Au cours de son discours programme, François Hollande, pour sa part, a indiqué qu’il ferait en sorte que les terrains appartenant à l’Etat soient mis à la disposition gratuite des collectivités locales afin d’accélérer la construction des logements sociaux. Il a également précisé que le quota de logements sociaux de la loi SRU serait porté à 25% avec une pénalité pour inexécution de l’objectif multipliée par cinq.
Le candidat socialiste escompte deux millions et demi de logements nouveaux sur son futur quinquennat dont 150.000 très sociaux.
Sauf erreur il ne parle pas à ce jour des logements vacants.

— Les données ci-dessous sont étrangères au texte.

# AuburnSounds/audio-formats

Measured on AMD Instinct MI355X. Metric: decoded samples/sec (batched MP3+OGG+FLAC) at 1/2/4/8 MI355X vs CPU ref, higher is better.
Workload: dtype f32 (MP3, Vorbis, CELT) + int32 (FLAC)

## Files before the change

audio-formats_amd/csrc/afg_api.hip:

```cpp
#include "afg_common.h"

#include <atomic>
#include <cstdlib>
#include <string>

namespace afg {

static thread_local char g_err[512] = "";

void set_error(const char *fmt, ...)
{
    va_list ap;
    va_start(ap, fmt);
    vsnprintf(g_err, sizeof(g_err), fmt, ap);
    va_end(ap);
}

int require_device()
{
    int n = 0;
    hipError_t e = hipGetDeviceCount(&n);
    if (e != hipSuccess || n <= 0) {
        set_error("no HIP device available (%s); this library has no CPU fallback",
                  e == hipSuccess ? "device count 0" : hipGetErrorString(e));
        return AFG_ERR_NO_DEVICE;
    }
    int dev = 0;
    AFG_HIP_CHECK(hipGetDevice(&dev));
    hipDeviceProp_t prop;
    AFG_HIP_CHECK(hipGetDeviceProperties(&prop, dev));
    if (std::strncmp(prop.gcnArchName, "gfx950", 6) != 0) {
        set_error("device %d is %s; kernels are built for gfx950 (MI355X) only", dev, prop.gcnArchName);
        return AFG_ERR_NO_DEVICE;
    }
    return AFG_OK;
}

int device_slot(int *dev, const char *who)
{
    *dev = 0;
    AFG_HIP_CHECK(hipGetDevice(dev));
    if (*dev < 0 || *dev >= AFG_MAX_DEVICES) {
        set_error("%s: device index %d does not fit this library's per-device tables (AFG_MAX_DEVICES = %d)", who, *dev,
                  AFG_MAX_DEVICES);
        return AFG_ERR_INVALID;
    }
    return AFG_OK;
}

static std::atomic<int> g_numeric_mode{ -1 };

int numeric_mode()
{
    const int m = g_numeric_mode.load(std::memory_order_relaxed);
    if (m >= 0) return m;
    const char *e = getenv("AFG_NUMERIC");
    if (e && !strcmp(e, "exact")) return AFG_NUMERIC_EXACT;
    return AFG_NUMERIC_TOLERANCE;
}

static std::atomic<long> g_dev_option[kDevCount] = { { -1 }, { -1 }, { -1 }, { -1 }, { -1 }, { -1 }, { -1 }, { -1 }, { -1 }, { -1 }, { -1 }, { -1 }, { -1 }, { -1 }, { -1 }, { -1 } };
static const char *const k_dev_option_name[kDevCount] = { "celt_path", "celt_de_seq", "celt_de_duo", "celt_seg_recs", "celt_whole_frames",
                                                          "vorbis_single", "mp3_chunks", "mp3_float_upload", "vorbis_host_floor",
                                                          "flac_host_res32", "vorbis_seg_packets", "batch_groups", "stage_chunk_samples", "resample_scratch_bytes",
                                                          "mel_scratch_bytes", "trim_scratch_bytes" };

long dev_option(DevOption which) { return g_dev_option[which].load(std::memory_order_relaxed); }

int DeviceArray::upload(const void *host, size_t nbytes)
{
    release();
    if (nbytes == 0) return AFG_OK;
    hipError_t e = hipMalloc(&ptr, nbytes);
    if (e != hipSuccess) {
        ptr = nullptr;
        set_error("hipMalloc(%zu) failed: %s", nbytes, hipGetErrorString(e));
        return e == hipErrorOutOfMemory ? AFG_ERR_OOM : AFG_ERR_HIP;
    }
    bytes = nbytes;
    AFG_HIP_CHECK(hipMemcpy(ptr, host, nbytes, hipMemcpyHostToDevice));
    return AFG_OK;
}

void DeviceArray::release()
{
    if (ptr && owned) (void)hipFree(ptr);
    ptr = nullptr;
    bytes = 0;
    owned = true;
}

}

extern "C" {

int afg_abi_version(void) { return AFG_ABI_VERSION; }

const char *afg_status_string(int status)
{
    switch (status) {
    case AFG_OK: return "ok";
    case AFG_ERR_INVALID: return "invalid argument";
    case AFG_ERR_NO_DEVICE: return "no usable gfx950 device";
    case AFG_ERR_HIP: return "HIP runtime error";
    case AFG_ERR_OOM: return "out of memory";
    case AFG_ERR_UNSUPPORTED: return "unsupported";
    default: return "unknown status";
    }
}

const char *afg_last_error(void) { return afg::g_err; }

int afg_get_numeric_mode(void) { return afg::numeric_mode(); }

int afg_dev_option(const char *name, int value)
{
    for (int i = 0; name && i < afg::kDevCount; i++)
        if (!strcmp(name, afg::k_dev_option_name[i])) {
            afg::g_dev_option[i].store(value < 0 ? -1 : value, std::memory_order_relaxed);
            return AFG_OK;
        }
    afg::set_error("afg_dev_option: no option named '%s'", name ? name : "(null)");
    return AFG_ERR_INVALID;
}
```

Aujourd’hui, la très sympathique Fondation Abbé Pierre demande, « façon Nicolas Hulot », aux candidats de prendre par écrit des engagements pour le logement que nous vous laissons le soin de lire sur le site de la Fondation : www.fondation-abbe-pierre.fr. Vous verrez que celle-ci demande entre autre d’introduire la notion de développement durable dans les quartiers populaires et de reconstruire des logements sur les secteurs démolis.
Les membres des associations du patrimoine doivent participer aux débats ainsi ouverts pour y jouer leur rôle :
- demander que les communes s’occupent par priorité des logements vacants, en respectant les paysages et l’harmonie de la ville et, bien sûr, en garantissant ainsi une vraie mixité sociale apaisée ;
- ne pas oublier les entrées de ville si lamentables en France ;
- rappeler que, pour ce faire, une vraie politique d’incitation fiscale doit être mise en place pour que les fonds du secteur privé y soient associés. Cela suppose un changement de cap assez radical par rapport aux options actuellement suivies.